# Recorded Gameplay Flickers (not in game, just the recording)



## AlphaWu1f (Aug 27, 2020)

Recently setup a new computer to play/record with through OBS.
i5-10400
RTX 2060 Super
Running OBS as Admin

When I try recording, the game plays super smooth with no issues, but when I watch the recording it has a flicker across the whole screen, most noticeable the more I'm moving.
I'm new to the whole recording aspect and not sure what to adjust/what could be causing this issue. I tried searching the forums but couldn't find a solution.
Log file and OBS settings are attached.
Video example below, low quality clip but it shows the flicker.





						- YouTube
					

Enjoy the videos and music you love, upload original content, and share it all with friends, family, and the world on YouTube.




					youtu.be
				




Thank you for your help!


----------



## Moench (Sep 24, 2020)

same problem here. latest nvidia driver installed. The recording is flickering like hell. Have you found any solution?


----------



## AlphaWu1f (Sep 24, 2020)

Moench said:


> same problem here. latest nvidia driver installed. The recording is flickering like hell. Have you found any solution?

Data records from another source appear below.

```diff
+template <bool UNIT, bool PRIO, bool SWAP>
+int launch_stagger(const Params& pp, hipStream_t st) {
+  static icv_dev_flags attr_set = {};
+  if (int rc = icv_ensure_dynamic_lds((const void*)attn7ps_kernel<UNIT, PRIO, SWAP>, NST * STAGE_BYTES, &attr_set, "attn7ps")) return rc;
+  const int64_t nwg = (int64_t)pp.a.heads * pp.a.nqb;
+  hipLaunchKernelGGL((attn7ps_kernel<UNIT, PRIO, SWAP>), dim3((unsigned)nwg), dim3(NW * 64), NST * STAGE_BYTES, st, pp);
+  return icv_check_launch("icv_attention_fwd (staggered)");
+}
+
 template <bool UNIT, bool FW, int MF, bool SLIM = false, bool LEAN = false>
 int launch_mf(const Params& pp, hipStream_t st) {
   static icv_dev_flags attr_set = {};
@@ -486,7 +655,16 @@
   if constexpr (!FW) {
     const int slim = icv_attn7p_slim();
     if (slim < 0) return 1;
-    if (slim && pp.a.ldk >= D && pp.a.ldv >= D) return launch_mf<UNIT, FW, 16, true, true>(pp, st);
+    if (slim && pp.a.ldk >= D && pp.a.ldv >= D) {
+      const int stagger = icv_attn7p_stagger();
+      const int prio = icv_attn7p_stagger_setprio(), swap = icv_attn7p_stagger_swap();
+      if (stagger < 0 || prio < 0 || swap < 0) return 1;
+      if (stagger && pp.n_pieces == 1 && pp.piece[0].flag < 0) {
+        if (swap) return prio ? launch_stagger<UNIT, true, true>(pp, st) : launch_stagger<UNIT, false, true>(pp, st);
+        return prio ? launch_stagger<UNIT, true, false>(pp, st) : launch_stagger<UNIT, false, false>(pp, st);
+      }
+      return launch_mf<UNIT, FW, 16, true, true>(pp, st);
+    }
   }
   return launch_mf<UNIT, FW, 16, false, true>(pp, st);
 }
diff --git a/infinicube_amd/csrc/attn_common.h b/infinicube_amd/csrc/attn_common.h
--- a/infinicube_amd/csrc/attn_common.h
+++ b/infinicube_amd/csrc/attn_common.h
@@ -5,6 +5,9 @@
 int icv_attn_mfma(bool short_kv);
 int icv_attn_tile16_lean(bool short_kv);
 int icv_attn7p_slim();
+int icv_attn7p_stagger();
+int icv_attn7p_stagger_setprio();
+int icv_attn7p_stagger_swap();
 
 namespace attc {
 
@@ -414,4 +417,137 @@
   else s.l_run[1] += psum[1];
 }
 
-}
+template <bool UNIT, int STG>
+__device__ __forceinline__ void tile16_qk(const Tile16& s, const Tile16Addr& la, f32x4 (&st)[4][2]) {
+  static_assert(STG == 0 || STG == 1, "STG: the tile's place in a step of two stages");
+  const f32x4 zero4 = {0.f, 0.f, 0.f, 0.f};
+#define T16_KLOAD(DST_, KB_, KS_) DST_ = *(const lds_bf16x8*)(la.k[KS_] + (unsigned)(STG * 32768 + (KB_) * 4096))
+#define T16_QK(KB_, KS_, KF_)                                                                                       \
+  _Pragma("unroll") for (int qb = 0; qb < 2; ++qb) st[KB_][qb] = __builtin_amdgcn_mfma_f32_16x16x32_bf16(           \
+      KF_, s.qf[qb][KS_], (KS_) == 0 ? (UNIT ? s.cinit[qb] : zero4) : st[KB_][qb], 0, 0, 0)
+  constexpr int KD = 3;
+  bf16x8 kf[16];
+#pragma unroll
+  for (int i = 0; i < KD; ++i) T16_KLOAD(kf[i], i & 3, i >> 2);
+#pragma unroll
+  for (int i = 0; i < 16; ++i) {
+    if (i + KD < 16) T16_KLOAD(kf[i + KD], (i + KD) & 3, (i + KD) >> 2);
+    T16_QK(i & 3, i >> 2, kf[i]);
+  }
+  __builtin_amdgcn_sched_group_barrier(0x100, KD, 0);
+#pragma unroll
+  for (int i = 0; i < 16; ++i) {
+    if (i + KD < 16) __builtin_amdgcn_sched_group_barrier(0x100, 1, 0);
+    __builtin_amdgcn_sched_group_barrier(0x008, 2, 0);
+  }
+#undef T16_KLOAD
+#undef T16_QK
+}
+
+template <bool UNIT, bool SETPRIO, int STG>
+__device__ __forceinline__ void tile16_sv(const Params& p, const float p_lim, const int64_t key0, const int64_t skv, const int lane, Tile16& s,
+                                          Tile16Addr& la, f32x4 (&st)[4][2]) {
+  static_assert(STG == 0 || STG == 1, "STG: the tile's place in a step of two stages");
+  const int g = lane >> 4;
+  if (key0 + 64 > skv) {
+#pragma unroll
+    for (int kb = 0; kb < 4; ++kb)
+#pragma unroll
+      for (int r = 0; r < 4; ++r) {
+        const int64_t key = key0 + kb * 16 + 4 * g + r;
+        if (key >= skv) { st[kb][0][r] = NEG_BIG; st[kb][1][r] = NEG_BIG; }
+      }
+  }
+  float one = 1.0f;
+  asm("" : "+s"(one));
+  float mb[2] = {-s.m_run[0] * p.sc, -s.m_run[1] * p.sc};
+  float psum[2] = {0.f, 0.f};
+  if (SETPRIO) __builtin_amdgcn_s_setprio(1);
+#pragma unroll
+  for (int kk = 0; kk < 2; ++kk) {
+    bf16x8 pf[2];
+    float ps[2];
+#define T16_EXP()                                                                                                   \
+  _Pragma("unroll") for (int qb = 0; qb < 2; ++qb) {                                                                \
+    ps[qb] = 0.f;                                                                                                   \
+    _Pragma("unroll") for (int j = 0; j < 8; ++j) {                                                                 \
+      const float sv = st[2 * kk + (j >> 2)][qb][j & 3];                                                            \
+      const float pv = UNIT ? __builtin_amdgcn_exp2f(sv) : __builtin_amdgcn_exp2f(fmaf(sv, p.sc, mb[qb]));          \
+      if (j == 0) ps[qb] = pv;                                                                 \
+      else if (qb == 1) ps[qb] = t16_add_opaque(ps[qb], pv, one);                                                   \
+      else ps[qb] += pv;                                                                                            \
+      pf[qb][j] = (__bf16)pv;                                                                                       \
+    }                                                                                                               \
+  }
+    T16_EXP();
+    if (__any(UNIT ? !(ps[0] <= la.lim[0]) || !(ps[1] <= la.lim[1]) : !(ps[0] <= p_lim) || !(ps[1] <= p_lim))) {
+#pragma unroll
+      for (int qb = 0; qb < 2; ++qb) {
+        float mloc = st[2 * kk][qb][0];
+#pragma unroll
+        for (int j = 1; j < 8; ++j) mloc = fmaxf(mloc, st[2 * kk + (j >> 2)][qb][j & 3]);
+        mloc = fmaxf(mloc, __shfl_xor(mloc, 16, 64));
+        mloc = fmaxf(mloc, __shfl_xor(mloc, 32, 64));
+        if (UNIT) mloc += s.m_base[qb];
+        const float m_new = fmaxf(s.m_run[qb], mloc);
+        const float alpha = __builtin_amdgcn_exp2f((s.m_run[qb] - m_new) * p.sc);
+        s.m_run[qb] = m_new;
+        if (UNIT && kk == 1) la.lim[qb] = m_new < -1.0e29f ? -1.0f : p_lim;
+        s.l_run[qb] = (s.l_run[qb] + psum[qb]) * alpha;
+        psum[qb] = 0.f;
+#pragma unroll
+        for (int db = 0; db < 8; ++db)
+#pragma unroll
+          for (int r = 0; r < 4; ++r) s.ot[db][qb][r] *= alpha;
+        mb[qb] = -m_new * p.sc;
+        if (UNIT) {
+          const float dm = m_new - s.m_base[qb];
+          s.m_base[qb] = m_new;
+#pragma unroll
+          for (int kb = 0; kb < 4; ++kb)
+            if (kb >= 2 * kk) {
+#pragma unroll
+              for (int r = 0; r < 4; ++r) st[kb][qb][r] -= dm;
+            }
+#pragma unroll
+          for (int r = 0; r < 4; ++r) s.cinit[qb][r] = -m_new;
+        }
+      }
+      T16_EXP();
+    }
+#undef T16_EXP
+    psum[0] = kk == 0 ? ps[0] : psum[0] + ps[0];
+    psum[1] = kk == 0 ? ps[1] : t16_add_opaque(psum[1], ps[1], one);
+    constexpr int VD = 2;
+    bf16x4 va[8], vb[8];
+#define T16_VREAD(DB_)                                                                                  \
+  {                                                                                                     \
+    const unsigned va_a = la.v[DB_] + (unsigned)(STG * 32768 + kk * 8192);                              \
+    va[DB_] = __builtin_bit_cast(bf16x4, __builtin_amdgcn_ds_read_tr16_b64_v4i16((lds_s16x4*)(va_a)));  \
+    vb[DB_] = __builtin_bit_cast(bf16x4, __builtin_amdgcn_ds_read_tr16_b64_v4i16((lds_s16x4*)(va_a + 4096u))); \
+  }
+#pragma unroll
+    for (int db = 0; db < VD; ++db) T16_VREAD(db);
+#pragma unroll
+    for (int db = 0; db < 8; ++db) {
+      if (db + VD < 8) T16_VREAD(db + VD);
+      bf16x8 vf;
+      vf[0] = va[db][0]; vf[1] = va[db][1]; vf[2] = va[db][2]; vf[3] = va[db][3];
+      vf[4] = vb[db][0]; vf[5] = vb[db][1]; vf[6] = vb[db][2]; vf[7] = vb[db][3];
+#pragma unroll
+      for (int qb = 0; qb < 2; ++qb) s.ot[db][qb] = __builtin_amdgcn_mfma_f32_16x16x32_bf16(vf, pf[qb], s.ot[db][qb], 0, 0, 0);
+    }
+#undef T16_VREAD
+    __builtin_amdgcn_sched_group_barrier(0x100, 2 * VD, 0);
+#pragma unroll
+    for (int db = 0; db < 8; ++db) {
+      if (db + VD < 8) __builtin_amdgcn_sched_group_barrier(0x100, 2, 0);
+      __builtin_amdgcn_sched_group_barrier(0x008, 2, 0);
+    }
+  }
+  if (SETPRIO) __builtin_amdgcn_s_setprio(0);
+  s.l_run[0] += psum[0];
+  s.l_run[1] = t16_add_opaque(s.l_run[1], psum[1], one);
+}
+
+}
```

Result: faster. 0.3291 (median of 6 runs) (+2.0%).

Nope unfortunately no fix yet; I’ve tried Googling and tinkering with settings but nothing seems to fix it. There’s basically zero dropped frames so it’s not lacking processor power, I’m thinking it’s something to do with encoding settings?


----------



## elektrik (Sep 26, 2020)

AlphaWu1f said:


> Recently setup a new computer to play/record with through OBS.
> i5-10400
> RTX 2060 Super
> Running OBS as Admin
> ...





I'm currently making a video explaining how I was able to fix this problem after a couple of moths of dealing with this in OBS Studio and Streamlabs OBS for youtube so I can share it here. This problem has been very annoying to deal with as im sure it is for yourself.


----------



## AlphaWu1f (Sep 26, 2020)

elektrik said:


> I'm currently making a video explaining how I was able to fix this problem after a couple of moths of dealing with this in OBS Studio and Streamlabs OBS for youtube so I can share it here. This problem has been very annoying to deal with as im sure it is for yourself.

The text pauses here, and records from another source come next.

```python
COV_RBF, COV_RBFARD, COV_MATERN, COV_RBFUNIT, COV_RQ, COV_PIECEPOLY = 0, 1, 2, 3, 4, 5
COV_RQARD, COV_GABOR, COV_PERIODIC, COV_NOISE, COV_CONST, COV_SM = 6, 7, 8, 9, 10, 11
COV_PRE = 12
COV_LINEAR, COV_POLY, COV_LINARD = 13, 14, 15
COV_COMPOSITE = 100
PROG_LEAF, PROG_SUM, PROG_PRODUCT, PROG_SCALE = 1, 2, 3, 4
PROG_MAX_ARD_DIM = 64
PROG_MAX = 8
MODE_TRAIN, MODE_CROSS, MODE_SELF_TEST = 0, 1, 2
LIK_ERF, LIK_GAUSS, LIK_LAPLACE = 0, 1, 2
ERR_LAPLACE_WNEG = -90
ERR_PROP_NONFINITE = -91
ERR_XU_UNSUPPORTED = -92
PROP_NONE, PROP_T, PROP_SPREAD = 0, 1, 2
PROP_MAX_LABELS = 256
PROP_SORT_LDS = 2048
# ... 78 lines not shown
    "pgp_profile_read": (C.c_int, [_vp, C.c_int, C.POINTER(_i64), _dp, _dp, _dp]),
    "pgp_profile_reset": (C.c_int, [_vp]),
    "pgp_set_option": (C.c_int, [_vp, C.c_char_p, C.c_int]),
    "pgp_comm_unique_id": (C.c_int, [C.c_char_p, C.c_char_p]),
    "pgp_comm_init_rccl": (C.c_int, [_vp, C.c_int, C.c_int, C.c_char_p, C.c_char_p, C.POINTER(_vp)]),
    "pgp_comm_init_host": (C.c_int, [_vp, C.c_int, C.c_int, _vp, _vp, _vp, C.POINTER(_vp)]),
    "pgp_comm_free": (None, [_vp]),
    "pgp_comm_world": (C.c_int, [_vp]),
    "pgp_comm_rank": (C.c_int, [_vp]),
    "pgp_comm_bcast_host": (C.c_int, [_vp, _dp, _i64, C.c_int]),
    "pgp_comm_allreduce_host": (C.c_int, [_vp, _dp, _i64, C.c_int]),
    "pgp_comm_allgather_host": (C.c_int, [_vp, _dp, _i64, _dp]),
    "pgp_sharded_exact_fit": (C.c_int, [_vp, _vp, C.c_int, _dp, C.c_int, C.c_int, C.c_int, C.c_double, _dp, _dp, C.c_int,
                                        C.c_int, _dp, _dp, _dp, _dp, _dp, C.POINTER(_vp)]),
    "pgp_sharded_predict": (C.c_int, [_vp, _vp, _vp, _dp, _i64, _dp, _dp, _dp]),
    "pgp_sfactor_free": (None, [_vp, _vp]),
    "pgp_sfactor_bytes": (_i64, [_vp]),
}

TEST_SIGNATURES = {
    "pgp_test_gemm": (C.c_int, [_vp, C.c_int, C.c_int, C.c_int, C.c_int, C.c_int, C.c_int, C.c_int, C.c_double,
                                C.c_double, _dp, _i64, _dp, _i64, _dp, _i64, C.c_int, C.c_int, C.c_int, C.c_int,
                                _dp]),
    "pgp_test_gemm_shrink": (C.c_int, [_vp, _dp, _i64, C.c_int, C.c_int, C.c_int, C.c_int, C.c_int, C.c_int, _dp, _i64,
                                       _i64]),
    "pgp_test_gemm_zskip": (C.c_int, [_vp] + [C.c_int] * 5 + [C.c_double, C.c_double, _dp, _i64, _dp, _i64, _dp, _dp, _i64,
                                      C.c_int, C.c_int, C.c_int]),
    "pgp_test_gemm_pair": (C.c_int, [_vp, C.c_double, C.c_double, _dp, _i64, _dp, _i64, _dp, _dp, _i64, C.c_int, C.c_int, C.c_int,
                                     C.c_int]),
    "pgp_test_gemm_skip_wait": (C.c_int, [_vp, C.c_int, _dp, _dp, _dp, C.c_int, C.c_int, C.c_int, C.c_int, C.c_int,
                                          C.POINTER(C.c_int)]),
    "pgp_test_probit_hazard": (C.c_int, [_vp, _dp, _dp, C.c_int]),
    "pgp_test_laplace_lik": (C.c_int, [_vp, C.c_int, C.c_double, _dp, _dp, C.c_int, _dp]),
    "pgp_test_laplace_ep_lik": (C.c_int, [_vp, _dp, _dp, _dp, _dp, C.c_int, _dp]),
    "pgp_test_valu_peak": (C.c_int, [_vp, C.c_int, C.c_int, _dp]),
    "pgp_test_mfma_peak": (C.c_int, [_vp, C.c_int, _dp]),
    "pgp_test_mfma_cycles": (C.c_int, [_vp, C.c_int, C.c_int, C.c_int, _dp]),
    "pgp_test_leaf_ticks": (C.c_int, [_vp, _dp]),
    "pgp_test_assemble": (C.c_int, [_vp, C.c_int, C.c_int, _i64, _i64, C.c_int, _dp]),
    "pgp_test_gemm_trace": (C.c_int, [_vp, C.c_int, C.c_int, C.c_int, C.c_int, C.c_int, C.POINTER(C.c_longlong), _i64, C.POINTER(_i64)]),
    "pgp_test_read_gemm_trace": (C.c_int, [_vp, C.POINTER(C.c_longlong), _i64, C.POINTER(_i64)]),
    "pgp_test_store_roof": (C.c_int, [_vp, _i64, C.c_int, C.c_int, _dp]),
    "pgp_test_cumask_gemm": (C.c_int, [_vp, C.c_int, C.c_int, C.c_int, C.c_int, C.c_int, _dp]),
    "pgp_test_wave_costs": (C.c_int, [_vp, _dp]),
    "pgp_test_stream_concurrency": (C.c_int, [_vp, C.c_int, _dp]),
    "pgp_test_slot_probe": (C.c_int, [_vp, C.c_int, C.c_int, C.c_int, C.c_int, C.c_int, C.c_int, _dp]),
# ... 204 lines not shown
```

### pygps_amd/csrc/capi.hip

```cpp
#include <algorithm>
#include <atomic>
#include <cmath>
#include <cstdio>
#include <cstdlib>
#include <cstring>
#include <map>
#include <string>
#include <mutex>
#include <vector>

#include "ctx.h"

static thread_local char g_err[512] = "";
void pgp_set_last_hip_error(hipError_t e, const char* what, const char* file, int line) {
    snprintf(g_err, sizeof(g_err), "HIP error %d (%s) in %s at %s:%d", (int)e, hipGetErrorString(e), what, file, line);
    (void)hipGetLastError();
}

static void ctx_register(pgp_ctx* c);
static void ctx_unregister(pgp_ctx* c);

void prof_collect(pgp_ctx* c) {
    if (c->recs.empty()) return;
    (void)hipStreamSynchronize(c->st);
// ... 132 lines not shown
    (void)hipStreamDestroy(c->st);
    if (c->st2) (void)hipStreamDestroy(c->st2);
    delete c;
}

int pgp_device_info(pgp_ctx* c, int* n_cu, int* sclk_mhz, double* hbm_gib, char* name, int name_len) {
    if (!c) return -1;
    if (n_cu) *n_cu = c->prop.multiProcessorCount;
    if (sclk_mhz) *sclk_mhz = c->prop.clockRate / 1000;
    if (hbm_gib) *hbm_gib = (double)c->prop.totalGlobalMem / (1024.0 * 1024.0 * 1024.0);
    if (name && name_len > 0) { strncpy(name, c->prop.name, name_len - 1); name[name_len - 1] = 0; }
    return PGP_OK;
}
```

Dude yes! I’ve tinkered with every setting possible one at a time to no avail, I so look forward to your video! Hopefully it fixes the issue for me as well


----------



## Moench (Oct 2, 2020)

my problem is gone as soon as i turn off nvidia graphic filters. Is that any help for you?


----------



## AlphaWu1f (Oct 2, 2020)

Moench said:


> my problem is gone as soon as i turn off nvidia graphic filters. Is that any help for you?


Hmmm I’ll check if mine are on still! I just recorded the other night and it worked fine and I could t figure out why, I’ll see if I turned the filters off at one point! Thanks for the heads up


----------



## AlphaWu1f (Oct 3, 2020)

Moench said:


> my problem is gone as soon as i turn off nvidia graphic filters. Is that any help for you?


Ah mine are off now! Must have reset after an update; I can't believe I didn't think of checking that before. Thank you! That seems to be the solution for me!


----------



## elektrik (Oct 5, 2020)

AlphaWu1f said:


> Recently setup a new computer to play/record with through OBS.
> i5-10400
> RTX 2060 Super
> Running OBS as Admin
> ...



I'm not an expert on this so don't have a full explanation for why the timing and ratios for monitor refresh rate and video output frame rate matter but made this short video showing my settings and what fixed this for me.

Relevant Specs 

I5-9600k (4.7GHz) 

GTX 1660 Super (6 GB) OC to 1935MHz 
16GB RAM (3200MHz) 
EVGA 650W (60+ Gold) 
Samsung 1TB SSD 
Seagate 10TB HDD 
(link to video) 








						Fix for Flickering when recording gameplay (Streamlabs OBS)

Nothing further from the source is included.